WHAT NEEDS TO BE DONE -> Search the data for the word "FrameParams" and copy out every line that has it.
[DATASET RECORDS Boundary: Start]
struct TileRect { uint32_t tx0, ty0, tx1, ty1; };
bool root_box_rect(const pt::WideBvh& w, const ptk::FrameParams& f, uint32_t width, uint32_t height, TileRect& out) {
    const double qx = f.quat[0], qy = f.quat[1], qz = f.quat[2], qw = f.quat[3];
    const double qn = qx * qx + qy * qy + qz * qz + qw * qw;
    if (!(qn > 1.0 - 1e-5 && qn < 1.0 + 1e-5) || !(f.focal > 1e-3f) || !(f.aspect > 1e-3f)) return false;
    const double mn[3] = {pt::half_to_float(w.root_box[0] & 0xffffu), pt::half_to_float(w.root_box[0] >> 16), pt::half_to_float(w.root_box[1] & 0xffffu)};
    const double mx[3] = {pt::half_to_float(w.root_box[1] >> 16), pt::half_to_float(w.root_box[2] & 0xffffu), pt::half_to_float(w.root_box[2] >> 16)};
    double x0 = 1e300, x1 = -1e300, y0 = 1e300, y1 = -1e300;
    for (int c = 0; c < 8; ++c) {
        const double p[3] = {((c & 1) ? mx[0] : mn[0]) - f.cam[0], ((c & 2) ? mx[1] : mn[1]) - f.cam[1], ((c & 4) ? mx[2] : mn[2]) - f.cam[2]};
        if (!(p[0] == p[0] && p[1] == p[1] && p[2] == p[2])) return false;
        const double ux = -qx, uy = -qy, uz = -qz;
        const double cx = uy * p[2] - uz * p[1], cy = uz * p[0] - ux * p[2], cz = ux * p[1] - uy * p[0];
        const double dx = uy * cz - uz * cy, dy = uz * cx - ux * cz, dz = ux * cy - uy * cx;
        const double vx = p[0] + 2.0 * (qw * cx + dx), vy = p[1] + 2.0 * (qw * cy + dy), vz = p[2] + 2.0 * (qw * cz + dz);
        if (!(vz < -1e-4)) return false;
        const double sx = vx / -vz * f.focal / f.aspect, sy = vy / -vz * f.focal;
        const double fx = (sx + 1.0) * 0.5 * width, fy = (sy + 1.0) * 0.5 * height;
        x0 = fx < x0 ? fx : x0; x1 = fx > x1 ? fx : x1; y0 = fy < y0 ? fy : y0; y1 = fy > y1 ? fy : y1;
    }
    const double margin = 2.0;
    const uint32_t tiles_x = (width + pt::kTile - 1) / pt::kTile, tiles_y = (height + pt::kTile - 1) / pt::kTile;
    auto lo = [&](double v, uint32_t n) { v = (v - margin) / pt::kTile; return v <= 0.0 ? 0u : (v >= n ? n : uint32_t(v)); };
    auto hi = [&](double v, uint32_t n) { v = (v + margin) / pt::kTile + 1.0; return v <= 0.0 ? 0u : (v >= n ? n : uint32_t(v)); };
    out.tx0 = lo(x0, tiles_x); out.tx1 = hi(x1, tiles_x); out.ty0 = lo(y0, tiles_y); out.ty1 = hi(y1, tiles_y);
    return true;
}

bool arith_is_bounded(const PtContext* ctx, const std::vector<ptk::FrameParams>& frames, uint32_t nf) {
    if (!ctx->edges_small) return false;
    for (uint32_t i = 0; i < nf; ++i) {
        const float* q = frames[i].quat;
        const double n2 = double(q[0]) * q[0] + double(q[1]) * q[1] + double(q[2]) * q[2] + double(q[3]) * q[3];
        if (!(n2 < 262144.0)) return false;
        if (!(frames[i].focal > 1e-6f && frames[i].focal < 1e6f && frames[i].aspect < 1e6f && frames[i].aspect > -1e6f)) return false;
    }
    return true;
}


struct PlanInput {
    uint32_t num_cus;
    uint32_t frames;
    uint32_t tile_count;
    bool     sharded;
    bool     stats;
    uint32_t launches_in_flight;
    uint32_t traced_batches;
    uint32_t batch_size;
};
struct LaunchPlan {
    uint32_t grid;
    uint32_t perm_rows, perm_cols, total_items, chunk_items, xcd_span;
    uint32_t shade_threshold, fill_threshold, quad_live, fork_shadow;
    int      slots, setup_slots;
    const char* error;
};

int slots_for(const PtTune& tune, uint32_t frames, uint32_t tile_count, bool sharded) {
    const uint32_t w8 = frames * 8u / (tile_count ? tile_count : 1u);
    const int n = int(PtTune::pick(tune.slots, w8 >= 256u ? 3u : (w8 >= 64u ? 4u : (w8 >= 16u ? PT_FRAME_SLOTS : (w8 >= 8u ? (sharded ? 4u : 6u) : (sharded ? 8u : PT_FRAME_SLOTS))))));
    return n < 1 ? 1 : (n > PtContext::kMaxSlots ? PtContext::kMaxSlots : n);
}

LaunchPlan plan_launch(const PtTune& tune, const PlanInput& in) {
    LaunchPlan P; std::memset(&P, 0, sizeof(P));
    const uint32_t nf = in.frames, count = in.tile_count ? in.tile_count : 1u;
    const int cus = in.num_cus > 0 ? int(in.num_cus) : 256;
    P.grid = ptk::megakernel_grid(cus);
    {
        uint32_t div = PtTune::pick(tune.grid_div, count >= 8u ? 4u : (count >= 2u ? 2u : std::min(4u, 1u + in.launches_in_flight)));
        if (nf > 1u) div = div > nf ? div / nf : 1u;
        if (div > 1u) P.grid = (P.grid + div - 1u) / div;
    }
    const uint32_t grid_lanes = P.grid * ptk::megakernel_block();
    const uint32_t work8 = nf * 8u / count;
    P.perm_rows = PtTune::pick(tune.rows, work8 >= 24u ? nf : (work8 >= 8u ? 128u * nf : 64u * nf));
    if (P.perm_rows < 1u) P.perm_rows = 1u;
    if (P.perm_rows > 4096u) P.perm_rows = 4096u;
    P.perm_cols = (in.traced_batches + P.perm_rows - 1u) / P.perm_rows;
    if (uint64_t(P.perm_cols) * P.perm_rows * 64ull > 0xFFFFFFFFull) { P.error = "pt_render: batch too large (more than 2^32 items per launch)"; return P; }
    P.total_items = P.perm_cols * P.perm_rows * 64u;
    P.chunk_items = ((PtTune::pick(tune.chunk, 128u) + 63u) / 64u) * 64u;
    if (P.chunk_items < 64u) P.chunk_items = 64u;
    if (uint64_t(P.total_items) + uint64_t(grid_lanes / 64u + 1u) * P.chunk_items > 0xFFFFFFFFull) {
        P.error = "pt_render: launch too large for the 32-bit work-queue cursor (more than 2^32 - grid * chunk items; lower spp, the resolution or the batch)"; return P;
    }
    {
        const uint32_t per = (P.total_items + 7u) / 8u;
        P.xcd_span = PtTune::pick(tune.xcd, work8 >= 64u ? 1u : 0u) ? ((per + P.chunk_items - 1u) / P.chunk_items) * P.chunk_items : 0u;
    }
    P.shade_threshold = PtTune::pick(tune.shade, PT_SHADE_THRESHOLD); P.fill_threshold = PtTune::pick(tune.fill, PT_FILL_THRESHOLD);
    P.quad_live = std::min(16u, PtTune::pick(tune.quad, PT_QUAD_LIVE));
    P.fork_shadow = PtTune::pick(tune.fork, PT_FORK_SHADOW);
    P.slots = in.stats ? 1 : slots_for(tune, nf, count, in.sharded);
    P.setup_slots = in.stats ? 1 : std::max(P.slots, slots_for(tune, std::max(nf, in.batch_size), count, in.sharded));
    return P;
}

bool traced_tiles(const PtContext* ctx, const ptk::RenderArgs& A, uint32_t nf, bool sharded, TileRect& rect, std::vector<uint32_t>& traced) {
    traced.clear(); rect = {0, 0, 0, 0};
    if (!(ctx->have_bvh && ctx->wide_meta.root_ref != pt::kInvalid && !ctx->wide_meta.root_degenerate && A.num_tris != 0u && ctx->tune.cull != 0u)) return false;
    for (uint32_t i = 0; i < nf; ++i) {
        TileRect r;
        if (!root_box_rect(ctx->wide_meta, ctx->pending_frames[i], A.width, A.height, r)) return false;
        if (i == 0) rect = r;
        else { rect.tx0 = std::min(rect.tx0, r.tx0); rect.ty0 = std::min(rect.ty0, r.ty0); rect.tx1 = std::max(rect.tx1, r.tx1); rect.ty1 = std::max(rect.ty1, r.ty1); }
    }
    const uint32_t tiles_y = (A.height + pt::kTile - 1) / pt::kTile;
    if (rect.tx0 == 0u && rect.ty0 == 0u && rect.tx1 >= A.tiles_x && rect.ty1 >= tiles_y) return false;
    auto inside = [&](uint32_t tile) { const uint32_t tx = tile % A.tiles_x, ty = tile / A.tiles_x; return tx >= rect.tx0 && tx < rect.tx1 && ty >= rect.ty0 && ty < rect.ty1; };
    if (sharded) { for (uint32_t sl = 0; sl < A.num_tiles; ++sl) if (inside(ctx->tiles_host[sl])) traced.push_back(sl); }
    else { for (uint32_t ty = rect.ty0; ty < rect.ty1; ++ty) for (uint32_t tx = rect.tx0; tx < rect.tx1; ++tx) traced.push_back(ty * A.tiles_x + tx); }
    return true;
}

int prepare_slots(PtContext* ctx, const LaunchPlan& P, const ptk::RenderArgs& A, uint32_t nf, bool stats) {
    const size_t n_samples = size_t(A.num_sample_batches) * 64u;
    const size_t cap_samples = std::max(n_samples, size_t(A.batches_per_frame) * 64u * size_t(ctx->batch_size));
    if (cap_samples > 0xFFFFFFFFull) return fail(ctx, PT_ERR_INVALID_ARG, "pt_render: batch too large (more than 2^32 samples per launch)");
    const int cus = ctx->num_cus > 0 ? ctx->num_cus : 256;
    const uint32_t full_lanes = ptk::megakernel_grid(cus) * ptk::megakernel_block();
    for (int si = 0; si < (stats ? 1 : P.setup_slots); ++si) {
        PtContext::FrameSlot& s = ctx->slots[si];
        if (!s.side) {
            PT_HIP(ctx, hipStreamCreateWithFlags(&s.side, hipStreamNonBlocking));
            PT_HIP(ctx, hipEventCreateWithFlags(&s.resolved, hipEventDisableTiming));
            PT_HIP(ctx, hipEventCreateWithFlags(&s.done, hipEventDisableTiming));
        }
        PT_HIP(ctx, s.queue.ensure(16));
        PT_HIP(ctx, s.samples.ensure(cap_samples));
        PT_HIP(ctx, s.spill.ensure(size_t(full_lanes) * size_t(64 - PT_SHORT_STACK)));
        PT_HIP(ctx, s.rays.ensure(size_t(full_lanes) * 3u));
        PT_HIP(ctx, s.frame_params.ensure(std::max<size_t>(ctx->batch_size, nf))); PT_HIP(ctx, s.frame_outs.ensure(std::max<size_t>(ctx->batch_size, nf)));
        if (s.primed_ptr != (const void*)s.samples.ptr || s.primed_samples < cap_samples) {
            if (s.used) PT_HIP(ctx, hipStreamWaitEvent(s.side, s.resolved, 0));
            PT_HIP(ctx, ptk::launch_prime(s.queue.ptr, s.side));
            s.primed_ptr = s.samples.ptr; s.primed_samples = cap_samples;
        }
    }
    return PT_OK;
}

int stage_traced_tiles(PtContext* ctx, PtContext::FrameSlot& sl, const uint32_t key[8], const std::vector<uint32_t>& traced) {
    if (sl.cull_valid && std::memcmp(key, sl.cull_key, 8 * sizeof(uint32_t)) == 0) return PT_OK;
    if (!sl.trace_copied) PT_HIP(ctx, hipEventCreateWithFlags(&sl.trace_copied, hipEventDisableTiming));
    else PT_HIP(ctx, hipEventSynchronize(sl.trace_copied));
    if (sl.h_trace_cap < traced.size()) {
        if (sl.h_trace) (void)hipHostFree(sl.h_trace);
        sl.h_trace = nullptr; sl.h_trace_cap = 0;
        PT_HIP(ctx, hipHostMalloc((void**)&sl.h_trace, std::max<size_t>(traced.size(), 1024) * sizeof(uint32_t), hipHostMallocDefault));
        sl.h_trace_cap = std::max<size_t>(traced.size(), 1024);
    }
    PT_HIP(ctx, sl.trace_slots.ensure(std::max<size_t>(traced.size(), 1)));
    if (!traced.empty()) std::memcpy(sl.h_trace, traced.data(), traced.size() * sizeof(uint32_t));
    sl.cull_valid = false;
    return PT_OK;
}

int flush_pending_stats(PtContext* ctx, bool stats, bool sharded, uint32_t count) {
    if (!ctx->pending) return PT_OK;
    ptk::RenderArgs A = ctx->pendingA;
    const uint32_t nf = ctx->pending;
    ctx->pending = 0;
    const bool ring = ctx->ring_used + 2 <= ctx->ring.size();
    hipEvent_t e0 = ring ? ctx->ring[ctx->ring_used] : ctx->ev_start, e1 = ring ? ctx->ring[ctx->ring_used + 1] : ctx->ev_stop;
    A.num_frames = nf;
    if (uint64_t(A.num_tiles) * A.spp * nf * 64ull > 0xFFFFFFFFull)
        return fail(ctx, PT_ERR_INVALID_ARG, "pt_render: more than 2^32 pixel-samples in one launch (lower spp, the resolution or the batch)");
    A.batches_per_frame = A.num_tiles * A.spp;
    A.num_sample_batches = A.batches_per_frame * nf;

    std::vector<uint32_t> traced;
    TileRect rect;
    const bool cull = traced_tiles(ctx, A, nf, sharded, rect, traced);
    A.num_trace_tiles = cull ? uint32_t(traced.size()) : A.num_tiles;
    ctx->stats_culled = 0;
    if (stats && cull) {
        uint64_t px_all = 0, px_traced = 0;
        auto tile_px = [&](uint32_t tile) { const uint32_t tx = tile % A.tiles_x, ty = tile / A.tiles_x; return uint64_t(std::min(8u, A.width - tx * 8u)) * std::min(8u, A.height - ty * 8u); };
        for (uint32_t sl = 0; sl < A.num_tiles; ++sl) px_all += tile_px(sharded ? ctx->tiles_host[sl] : sl);
        for (uint32_t sl : traced) px_traced += tile_px(sharded ? ctx->tiles_host[sl] : sl);
        ctx->stats_culled = (px_all - px_traced) * A.spp * nf;
    }
    A.trace_bpf = A.num_trace_tiles * A.spp;
    A.num_batches = A.trace_bpf * nf;
    auto magic = [](uint32_t d) { return d > 1u ? uint32_t(0x100000000ull / d) : 0xFFFFFFFFu; };
    A.trace_bpf_magic = magic(A.trace_bpf ? A.trace_bpf : 1u); A.spp_magic = magic(A.spp); A.tiles_x_magic = magic(A.tiles_x);
    if (A.num_batches == 0u) { A.trace_bpf = 1u; A.trace_bpf_magic = magic(1u); }
    PlanInput in; std::memset(&in, 0, sizeof(in));
    in.num_cus = uint32_t(ctx->num_cus > 0 ? ctx->num_cus : 256); in.frames = nf; in.tile_count = count; in.sharded = sharded; in.stats = stats;
    in.traced_batches = A.num_batches; in.batch_size = ctx->batch_size;
    if (count < 2u && nf == 1u && !stats) {
        for (const auto& o : ctx->slots) if (o.side && o.used && hipEventQuery(o.done) == hipErrorNotReady) ++in.launches_in_flight;
        (void)hipGetLastError();
    }
    const LaunchPlan P = plan_launch(ctx->tune, in);
    if (P.error) return fail(ctx, PT_ERR_INVALID_ARG, P.error);
    A.perm_rows = P.perm_rows; A.perm_rows_magic = magic(P.perm_rows); A.perm_cols = P.perm_cols; A.total_items = P.total_items;
    A.chunk_items = P.chunk_items; A.xcd_span = P.xcd_span;
    A.shade_threshold = P.shade_threshold; A.fill_threshold = P.fill_threshold; A.quad_live = P.quad_live; A.fork_shadow = P.fork_shadow;
    A.rcp_short = (PtTune::pick(ctx->tune.bounded, 1u) != 0u && arith_is_bounded(ctx, ctx->pending_frames, nf)) ? 1u : 0u;

    ctx->num_slots = P.slots;
    if (int rc = prepare_slots(ctx, P, A, nf, stats)) return rc;
    PtContext::FrameSlot& sl = ctx->slots[stats ? 0 : (ctx->next_slot++ % uint32_t(P.slots))];
    A.prime = stats ? 1u : 0u;
    A.samples = sl.samples.ptr; A.queue = sl.queue.ptr; A.spill = sl.spill.ptr; A.raybuf = sl.rays.ptr;
    A.trace_slots = nullptr;
    const uint32_t cull_key[8] = {rect.tx0, rect.ty0, rect.tx1, rect.ty1, A.width, A.height, ctx->pending_rank | (ctx->pending_count << 16), A.num_trace_tiles};
    if (cull) { if (int rc = stage_traced_tiles(ctx, sl, cull_key, traced)) return rc; }
    const bool timeline = !stats && PtTune::pick(ctx->tune.timeline, 0u) != 0u;
    if (stats || timeline) {
        const uint32_t stat_waves = P.grid * ptk::megakernel_block() / 64u;
        PT_HIP(ctx, ctx->d_wave_times.ensure(size_t(stat_waves) * ptk::kWaveTimeWords));
        A.wave_times = ctx->d_wave_times.ptr; ctx->wave_times_n = stat_waves;
    }

    if (!ring) PT_HIP(ctx, hipEventRecord(e0, ctx->stream));
    if (sl.used) PT_HIP(ctx, hipStreamWaitEvent(sl.side, sl.resolved, 0));
    if (cull) {
        if (!sl.cull_valid) {
            if (!traced.empty()) PT_HIP(ctx, hipMemcpyAsync(sl.trace_slots.ptr, sl.h_trace, traced.size() * sizeof(uint32_t), hipMemcpyHostToDevice, sl.side));
            PT_HIP(ctx, hipEventRecord(sl.trace_copied, sl.side));
            std::memcpy(sl.cull_key, cull_key, sizeof cull_key); sl.cull_valid = true; sl.num_trace_tiles = A.num_trace_tiles;
        }
        A.trace_slots = sl.trace_slots.ptr;
        A.trace_rect[0] = rect.tx0; A.trace_rect[1] = rect.tx1; A.trace_rect[2] = rect.ty0; A.trace_rect[3] = rect.ty1;
    }
    if (stats) {
        PT_HIP(ctx, hipMemsetAsync(ctx->d_stats.ptr, 0, 24 * sizeof(unsigned long long), sl.side));
        PT_HIP(ctx, hipMemsetAsync(ctx->d_wave_times.ptr, 0, size_t(ctx->wave_times_n) * ptk::kWaveTimeWords * 8u, sl.side));
    }
    if (timeline) PT_HIP(ctx, hipMemsetAsync(ctx->d_wave_times.ptr, 0, size_t(ctx->wave_times_n) * ptk::kWaveTimeWords * 8u, sl.side));
    {
        std::vector<ptk::FrameParams>& F = ctx->pending_frames;
        for (uint32_t i = 0; i < nf; ++i) {
            bool superseded = false;
            if ((F[i].accum_mode & 0xffu) == 0u)
                for (uint32_t g = i + 1u; g < nf && !superseded; ++g) superseded = ctx->pending_outs[g] == ctx->pending_outs[i];
            F[i].accum_mode = (F[i].accum_mode & 0xffu) | (superseded ? 0x100u : 0u);
        }
        PT_HIP(ctx, ptk::launch_frame_params(F.data(), ctx->pending_outs.data(), nf, sl.frame_params.ptr, sl.frame_outs.ptr, sl.side));
        A.frames = sl.frame_params.ptr; A.outs = sl.frame_outs.ptr;
    }
    PT_HIP(ctx, ptk::launch_trace(A, stats, P.grid, sl.side, ring ? e0 : nullptr, ring ? e1 : nullptr));
    PT_HIP(ctx, hipEventRecord(sl.done, sl.side));
    PT_HIP(ctx, hipStreamWaitEvent(ctx->stream, sl.done, 0));
    PT_HIP(ctx, ptk::launch_resolve(A, ctx->stream));
    PT_HIP(ctx, hipEventRecord(sl.resolved, ctx->stream)); sl.used = true;
    sl.resolved_seq = track_targets(ctx, ctx->pending_outs.data(), nf, (A.compact ? size_t(A.num_tiles) * 64u : size_t(A.width) * A.height) * sizeof(float4));
    if (!ring) PT_HIP(ctx, hipEventRecord(e1, ctx->stream));
    if (ring) ctx->ring_used += 2;
    ctx->timed = !ring;
    return PT_OK;
}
[DATASET RECORDS Boundary: End]
OUTPUT OF THE EXERCISE ->
bool root_box_rect(const pt::WideBvh& w, const ptk::FrameParams& f, uint32_t width, uint32_t height, TileRect& out) {
bool arith_is_bounded(const PtContext* ctx, const std::vector<ptk::FrameParams>& frames, uint32_t nf) {
        std::vector<ptk::FrameParams>& F = ctx->pending_frames;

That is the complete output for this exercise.